The paper says, "Mr Singh, who has lived in Australia for about seven years, said he received a call from his uncle in India on Saturday morning while he was at work. He said his uncle was alerted by the Indian Consulate about his nephew's attack."

Indian student in coma after being attacked in Melbourne | NDTV.com


----------



## Katzndogz (Jan 6, 2014)

Has the knockout game travelled to Australia already?


----------



## Noomi (Jan 6, 2014)

The bastards who attacked him are apparently Sudanese, and the girl involved is said to be white. Why they chose to beat up this defenceless bloke is beyond me.


----------



## bianco (Jan 7, 2014)

Noomi said:


> The bastards who attacked him are apparently Sudanese, and the girl involved is said to be white. Why they chose to beat up this defenceless bloke is beyond me.



African gang, allegedly.
15, 16, & 17 yr olds.

http://www.ndtv.com/article/india/t...udent-in-australia-466675?h_related_also_see 

_*Third teen charged with assault on Indian student in Australia *

Melbourne:  A third Australian teenager was today charged with brutally attacking and robbing a 20-year-old Indian student here who suffered serious head injuries in the incident.

A 17-year-old boy was charged with intentionally causing serious injury, assault in company and *robbery * for the attack on Manrajwinder Singh on Sunday in Birrarung Marr.

He faced a children's court and was remanded in custody to reappear on Tuesday, Victoria Police said in a statement.

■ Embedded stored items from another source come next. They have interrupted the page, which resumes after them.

template <typename C, bool RELU>
__global__ __launch_bounds__(C::THREADS) void conv_igemm_kernel(ConvArgs a) {
#if defined(__HIP_DEVICE_COMPILE__)
  using T = typename C::Elem;
  extern __shared__ __attribute__((aligned(16))) char smem[];

  const int tid = threadIdx.x;
  const int lane = tid & 63;
  const int wave_wg = __builtin_amdgcn_readfirstlane(tid >> 6) & (C::NWAVES * C::KS - 1);
  const int grp = wave_wg / C::NWAVES;
  const int wave = wave_wg % C::NWAVES;
  const int wm = wave / C::WN, wn = wave % C::WN;
  const int r = lane & 31, h = lane >> 5;

  const int tiles_x = (a.W + C::TW - 1) / C::TW;
  const int ntiles = tiles_x * ((a.H + C::TH - 1) / C::TH);
  const int ny = (a.cout + C::BN - 1) / C::BN;
  const int blk = (int)blockIdx.x;
  const int grp8 = blk / (8 * ny), within = blk - grp8 * (8 * ny);
  const int left = ntiles - grp8 * 8;
  const int span = left < 8 ? left : 8;
  const int tile = grp8 * 8 + within % span;
  const int yb = within / span;
  const int tile_x = tile % tiles_x;
  const int tile_y = tile / tiles_x;
  const int x0 = tile_x * C::TW, y0 = tile_y * C::TH;
  const int n0 = yb * C::BN;

  const T* __restrict__ xin = static_cast<const T*>(a.x);
  const T* __restrict__ wgt = static_cast<const T*>(a.w);
  const bool w_blocked = (a.flags & STV_W_BLOCKED) != 0;
  STV_STAMP(0);
  const __amdgpu_buffer_rsrc_t rs_b = __builtin_amdgcn_make_buffer_rsrc(
      const_cast<float*>(a.bias), 0, a.bias != nullptr ? a.cout * 4 : 0, 0x00020000);
  f32x4 bias_v[C::NT][4];
  auto load_bias = [&]() {
#pragma unroll
    for (int nt = 0; nt < C::NT; ++nt)
#pragma unroll
      for (int j = 0; j < 4; ++j) {
        const int nn = n0 + wn * (C::NT * 32) + nt * 32 + 8 * j + 4 * (lane >> 5);
        const u32x4 t = __builtin_amdgcn_raw_buffer_load_b128(rs_b, (uint32_t)(nn * 4), 0, 0);
#pragma unroll
        for (int e = 0; e < 4; ++e) bias_v[nt][j][e] = __uint_as_float(t[e]);
      }
  };
  if constexpr (!C::BIG) load_bias();

  f32x16 acc[C::MT][C::NT];
#pragma unroll
  for (int mt = 0; mt < C::MT; ++mt)
#pragma unroll
    for (int nt = 0; nt < C::NT; ++nt)
#pragma unroll
      for (int i = 0; i < 16; ++i) acc[mt][nt][i] = 0.0f;

  constexpr uint32_t kOob = 0x80000000u;
  const Geom geom{a.H, a.W, a.cout, x0, y0, n0, lane, wave, grp, wm, wn, r, h};
  run_phase<C, RELU>(Phase<T>{xin, wgt, a.cin, w_blocked}, geom, smem, acc, false);
  STV_STAMP(2);

  bool mask_done = false;
  if constexpr (C::TAPS == 9) {
    if (a.x2 != nullptr) {
      if (a.flags & STV_MASK) {
        const int ref_bytes = a.H * a.W * a.cout * (int)sizeof(T);
        const __amdgpu_buffer_rsrc_t rs_m = __builtin_amdgcn_make_buffer_rsrc(const_cast<void*>(a.ref), 0, ref_bytes, 0x00020000);
#pragma unroll
        for (int mt = 0; mt < C::MT; ++mt) {
          const int gy = y0 + wm * C::MT + mt, gx = x0 + r;
          const bool pok = gy < a.H && gx < a.W;
#pragma unroll
          for (int nt = 0; nt < C::NT; ++nt)
#pragma unroll
            for (int j = 0; j < 4; ++j) {
              const int nn = n0 + wn * (C::NT * 32) + nt * 32 + 8 * j + 4 * h;
              const uint32_t off = (pok && nn < a.cout) ? (uint32_t)((((gy * a.W + gx) * a.cout) + nn) * (int)sizeof(T)) : kOob;
              if constexpr (sizeof(T) == 4) {
                const u32x4 m = __builtin_amdgcn_raw_buffer_load_b128(rs_m, off, 0, 0);
#pragma unroll
                for (int e = 0; e < 4; ++e) acc[mt][nt][4 * j + e] = (__uint_as_float(m[e]) > 0.0f) ? acc[mt][nt][4 * j + e] : 0.0f;
              } else {
                const auto m = __builtin_amdgcn_raw_buffer_load_b64(rs_m, off, 0, 0);
                keep_where_bf16_positive(acc[mt][nt], 4 * j, m[0], m[1]);
              }
            }
        }
        mask_done = true;
      }
      using C1 = Cfg<T, C::TH, C::BN, C::WM, C::WN, 1, C::KS, C::NBUF, C::M16, C::X3>;
      static_assert(C1::RING_BYTES <= C::LDS_BYTES, "the 1x1 pass reuses the 3x3 ring");
      const Phase<T> ph2{static_cast<const T*>(a.x2), static_cast<const T*>(a.w2), a.cin2, false};
      run_phase<C1, false>(ph2, geom, smem, acc, true);
    }
  }

  if constexpr (C::BIG) load_bias();
  const __amdgpu_buffer_rsrc_t rs_pf = __builtin_amdgcn_make_buffer_rsrc(const_cast<void*>(a.pf), 0, (int)a.pf_bytes, 0x00020000);
  const uint32_t pf_word = __builtin_amdgcn_raw_buffer_load_b32(rs_pf, ((uint32_t)blockIdx.x * C::THREADS + (uint32_t)tid) * 128u, 0, 0);

  const bool relu_out = (a.flags & STV_RELU_OUT) != 0;
  const bool do_mask = (a.flags & STV_MASK) != 0 && !mask_done && a.route_out == nullptr;
  const bool do_acc = (a.flags & STV_ACCUM) != 0;
  const int out_bytes = a.H * a.W * a.cout * (int)sizeof(T);
  const __amdgpu_buffer_rsrc_t rs_y = __builtin_amdgcn_make_buffer_rsrc(a.y, 0, a.y != nullptr ? out_bytes : 0, 0x00020000);
  const __amdgpu_buffer_rsrc_t rs_ref = __builtin_amdgcn_make_buffer_rsrc(
      const_cast<void*>(a.ref), 0, do_mask ? out_bytes : 0, 0x00020000);
  const __amdgpu_buffer_rsrc_t rs_old = __builtin_amdgcn_make_buffer_rsrc(a.y, 0, do_acc ? out_bytes : 0, 0x00020000);
  const bool route = sizeof(T) == 2 && a.route_out != nullptr;
  const bool route_mask = (a.flags & STV_MASK) != 0 && route;
  const __amdgpu_buffer_rsrc_t rs_ridx = __builtin_amdgcn_make_buffer_rsrc(
      const_cast<void*>(a.route_idx), 0, route ? a.H * a.W * a.cout : 0, 0x00020000);
  const __amdgpu_buffer_rsrc_t rs_route = __builtin_amdgcn_make_buffer_rsrc(a.route_out, 0, route ? 4 * out_bytes : 0, 0x00020000);

  if (C::KS == 2) {
    float* cs = reinterpret_cast<float*>(smem);
    auto c_tile = [&](auto mode) {
#pragma unroll
      for (int mt = 0; mt < C::MT; ++mt)
#pragma unroll
        for (int nt = 0; nt < C::NT; ++nt)
#pragma unroll
          for (int i = 0; i < 16; ++i) {
            const int row = (wm * C::MT + mt) * 32 + (i & 3) + 8 * (i >> 2) + 4 * h;
            const int col = wn * (C::NT * 32) + nt * 32 + r;
            if (decltype(mode)::value == 0) cs[row * C::CS + col] = acc[mt][nt][i];
            else acc[mt][nt][i] += cs[row * C::CS + col];
          }
    };
    if (grp == 1) c_tile(std::integral_constant<int, 0>{});
    __syncthreads();
    if (grp == 0) c_tile(std::integral_constant<int, 1>{});
  }
  STV_STAMP(3);

  if (grp == 0) {
    auto emit = [&](auto&& val, auto&& pix_off, const __amdgpu_buffer_rsrc_t& rs_out, int MTN, bool masked, bool accum) {
#pragma unroll
      for (int mt = 0; mt < C::MT; ++mt) {
        if (mt >= MTN) continue;
        const uint32_t poff = pix_off(mt);
#pragma unroll
        for (int nt = 0; nt < C::NT; ++nt) {
          const int nb = n0 + wn * (C::NT * 32) + nt * 32;
          if constexpr (sizeof(T) == 4) {
#pragma unroll
            for (int j = 0; j < 4; ++j) {
              const int nn = nb + 8 * j + 4 * h;
              const uint32_t off = (poff != kOob && nn < a.cout) ? poff + (uint32_t)(nn * 4) : kOob;
              float v[4];
#pragma unroll
              for (int e = 0; e < 4; ++e) {
                v[e] = val(mt, nt, 4 * j + e) + bias_v[nt][j][e];
                if (relu_out) v[e] = fmaxf(v[e], 0.0f);
              }
              if (masked) {
                const u32x4 m = __builtin_amdgcn_raw_buffer_load_b128(rs_ref, off, 0, 0);
#pragma unroll
                for (int e = 0; e < 4; ++e) v[e] = (__uint_as_float(m[e]) > 0.0f) ? v[e] : 0.0f;
              }
              if (accum) {
                const u32x4 o = __builtin_amdgcn_raw_buffer_load_b128(rs_old, off, 0, 0);
#pragma unroll
                for (int e = 0; e < 4; ++e) v[e] += __uint_as_float(o[e]);
              }
              const u32x4 out = {__float_as_uint(v[0]), __float_as_uint(v[1]), __float_as_uint(v[2]), __float_as_uint(v[3])};
              __builtin_amdgcn_raw_buffer_store_b128(out, rs_out, off, 0, 0);
            }
          } else {
            uint32_t px[4], py[4];
#pragma unroll
            for (int j = 0; j < 4; ++j) {
              float v[4];
#pragma unroll
              for (int e = 0; e < 4; ++e) {
                v[e] = val(mt, nt, 4 * j + e) + bias_v[nt][j][e];
                if (relu_out) v[e] = fmaxf(v[e], 0.0f);
              }
              if (accum) {
                const int nn = nb + 8 * j + 4 * h;
                const uint32_t off = (poff != kOob && nn < a.cout) ? poff + (uint32_t)(nn * 2) : kOob;
                if (masked) {
                  const auto m = __builtin_amdgcn_raw_buffer_load_b64(rs_ref, off, 0, 0);
                  keep_where_bf16_positive(v, 0, m[0], m[1]);
                }
                const auto o = __builtin_amdgcn_raw_buffer_load_b64(rs_old, off, 0, 0);
                v[0] += __uint_as_float(o[0] << 16);
                v[1] += __uint_as_float(o[0] & 0xFFFF0000u);
                v[2] += __uint_as_float(o[1] << 16);
                v[3] += __uint_as_float(o[1] & 0xFFFF0000u);
              }
              px[j] = pack_bf16x2(v[0], v[1]);
              py[j] = pack_bf16x2(v[2], v[3]);
            }
#pragma unroll
            for (int jp = 0; jp < 4; jp += 2) {
              const auto sx = __builtin_amdgcn_permlane32_swap(px[jp], px[jp + 1], false, false);
              const auto sy = __builtin_amdgcn_permlane32_swap(py[jp], py[jp + 1], false, false);
              u32x4 out = {sx[0], sy[0], sx[1], sy[1]};
              const int nn = nb + 8 * jp + 8 * h;
              const uint32_t off = (poff != kOob && nn < a.cout) ? poff + (uint32_t)(nn * 2) : kOob;
              if (masked && !accum) {
                typedef __attribute__((ext_vector_type(8))) short s16x8;
                const s16x8 m = __builtin_bit_cast(s16x8, __builtin_amdgcn_raw_buffer_load_b128(rs_ref, off, 0, 0));
                const s16x8 keep = (s16x8)(m > (s16x8)(short)0);
                out = __builtin_bit_cast(u32x4, __builtin_bit_cast(s16x8, out) & keep);
              }
              if (route) {
                const uint32_t ioff = off != kOob ? (off >> 1) : kOob;
                const auto ib = __builtin_amdgcn_raw_buffer_load_b64(rs_ridx, ioff, 0, 0);
                const int gy = y0 + wm * C::MT + mt, gx = x0 + r;
                const uint32_t base = (uint32_t)((((2 * gy) * (2 * a.W) + 2 * gx) * a.cout + nn) * 2);
#pragma unroll
                for (int pos = 0; pos < 4; ++pos) {
                  uint32_t keep[4];
#pragma unroll
                  for (int half = 0; half < 2; ++half) {
                    const uint32_t want = route_mask ? 0x01010101u * (uint32_t)(pos | 4) : 0x01010101u * (uint32_t)pos;
                    const uint32_t x = (route_mask ? ib[half] : (ib[half] & 0x03030303u)) ^ want;
                    const uint32_t hit = ((~(x + 0x7F7F7F7Fu) & 0x80808080u) >> 7) * 0xFFu;
                    keep[2 * half] = __builtin_amdgcn_perm(hit, hit, 0x01010000u);
                    keep[2 * half + 1] = __builtin_amdgcn_perm(hit, hit, 0x03030202u);
                  }
                  const u32x4 v = {out[0] & keep[0], out[1] & keep[1], out[2] & keep[2], out[3] & keep[3]};
                  const uint32_t o2 = off != kOob ? base + (uint32_t)((((pos >> 1) * 2 * a.W + (pos & 1)) * a.cout) * 2) : kOob;
                  __builtin_amdgcn_raw_buffer_store_b128(v, rs_route, o2, 0, STV_STORE_AUX);
                }
              } else {
                __builtin_amdgcn_raw_buffer_store_b128(out, rs_out, off, 0, STV_STORE_AUX);
              }
            }
          }
        }
      }
    };
    auto full_off = [&](int mt) -> uint32_t {
      const int gy = y0 + wm * C::MT + mt, gx = x0 + r;
      if (STV_DIAG & 2) return kOob;
      return (gy < a.H && gx < a.W) ? (uint32_t)(((gy * a.W + gx) * a.cout) * (int)sizeof(T)) : kOob;
    };
    if (!((a.flags & STV_POOL_ONLY) && a.pool != nullptr && C::MT % 2 == 0))
      emit([&](int mt, int nt, int i) { return acc[mt][nt][i]; }, full_off, rs_y, C::MT, do_mask, do_acc);

    if constexpr (C::MT % 2 == 0) if (a.pool != nullptr) {
      const int Hp = a.H >> 1, Wp = a.W >> 1;
      const __amdgpu_buffer_rsrc_t rs_p = __builtin_amdgcn_make_buffer_rsrc(a.pool, 0, Hp * Wp * a.cout * (int)sizeof(T), 0x00020000);
      auto pooled = [&](int mp, int nt, int i) -> float {
        const float v = fmaxf(acc[2 * mp][nt][i], acc[2 * mp + 1][nt][i]);
        return fmaxf(v, __shfl_xor(v, 1, 64));
      };
      auto pool_off = [&](int mp) -> uint32_t {
        const int gyp = ((y0 + wm * C::MT) >> 1) + mp, gxp = (x0 + r) >> 1;
        return ((r & 1) == 0 && gyp < Hp && gxp < Wp) ? (uint32_t)(((gyp * Wp + gxp) * a.cout) * (int)sizeof(T)) : kOob;
      };
      emit([&](int mp, int nt, int i) { return pooled(mp < C::MT / 2 ? mp : 0, nt, i); }, pool_off, rs_p, C::MT / 2, false, false);

      if (a.pool_idx != nullptr) {
        const __amdgpu_buffer_rsrc_t rs_i = __builtin_amdgcn_make_buffer_rsrc(a.pool_idx, 0, Hp * Wp * a.cout, 0x00020000);
        auto stored = [&](float v) -> float {
          if (relu_out) v = fmaxf(v, 0.0f);
          if constexpr (sizeof(T) == 2) v = bf16_to_f32(f32_to_bf16(v));
          return v;
        };
        auto right = [](float v) -> float {
          return __builtin_bit_cast(float, __builtin_amdgcn_update_dpp(0, __builtin_bit_cast(int, v), 0xB1, 0xF, 0xF, false));
        };
#pragma unroll
        for (int mp = 0; mp < C::MT / 2; ++mp) {
          const int gyp = ((y0 + wm * C::MT) >> 1) + mp, gxp = (x0 + r) >> 1;
          const bool pix_ok = (r & 1) == 0 && gyp < Hp && gxp < Wp;
#pragma unroll
          for (int nt = 0; nt < C::NT; ++nt) {
            const int nb = n0 + wn * (C::NT * 32) + nt * 32;
#pragma unroll
            for (int j = 0; j < 4; ++j) {
              uint32_t word = 0;
#pragma unroll
              for (int e = 0; e < 4; ++e) {
                const float tl = stored(acc[2 * mp][nt][4 * j + e] + bias_v[nt][j][e]);
                const float bl = stored(acc[2 * mp + 1][nt][4 * j + e] + bias_v[nt][j][e]);
                const float tr = right(tl), br = right(bl);
                float best = tl;
                uint32_t code = 0;
                if (tr > best) { best = tr; code = 1; }
                if (bl > best) { best = bl; code = 2; }
                if (br > best) { best = br; code = 3; }
                if (best > 0.0f) code |= 4;
                word |= code << (8 * e);
              }
              const int nn = nb + 8 * j + 4 * h;
              const uint32_t off = (pix_ok && nn < a.cout) ? (uint32_t)((gyp * Wp + gxp) * a.cout + nn) : kOob;
              __builtin_amdgcn_raw_buffer_store_b32(word, rs_i, off, 0, 0);
            }
          }
        }
      }
    }
  }
  STV_STAMP(4);
  asm volatile("" ::"v"(pf_word));
#endif
}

The offenders, perceived to be *of African appearance, * assaulted Singh by kicking him on the head and hitting him with a stick.

Earlier today, the 16 year-old St Albans boy was granted conditional bail after the court was told that the boy was assisting the police in the case.

He was granted bail on the conditions he would not associate with co-accused and abide by a nightly curfew at home with his parents, who were in court, The Age reported.

Yesterday, the 17-year-old Sydenham boy, said to be part of *a gang which targeted people of Indian appearance, *was denied bail on the grounds that he would be a danger to the public if released.


The court was told the 17-year-old is a member of a gang of youths known as 'KYR' - an acronym for 'Kill Your Rivals' - *who terrorise vulnerable people and Indians. *_


----------



## theHawk (Jan 7, 2014)

Noomi said:


> The bastards who attacked him *are apparently Sudanese*, and the girl involved is said to be white. Why they chose to beat up this defenceless bloke is beyond me.



Good thing for a progressive immigration policy eh?

You'll see more and more of these black thugs roaming around assaulting, raping, and killing people.  But hey, you get to say your country isn't racist!


----------



## bianco (Jan 7, 2014)

'Vulnerable people'...that would be me if alone in public...probably couldn't fight off one African teen or any other teen, let alone a gang.

I'm catching the bus more often these days.
It's high time the state govts and cops stomped all over these gangs who are bashing innocent people...I could be next.

What do I have to do to stay safe...turn my home into a fortress, never venture outside, and order everything online?

If only I could carry guns!


----------



## Vikrant (Jan 8, 2014)

bianco said:


> Noomi said:
> 
> 
> > The bastards who attacked him are apparently Sudanese, and the girl involved is said to be white. Why they chose to beat up this defenceless bloke is beyond me.
> ...



I am glad that Aussie police arrested these scumbag gang members. I am glad their bail was denied. I hope there will be tough sentencing in the pipeline for these scums.


----------



## bianco (Jan 8, 2014)

In the video it is stated that it was Mr Singh's first night out in Melbourne.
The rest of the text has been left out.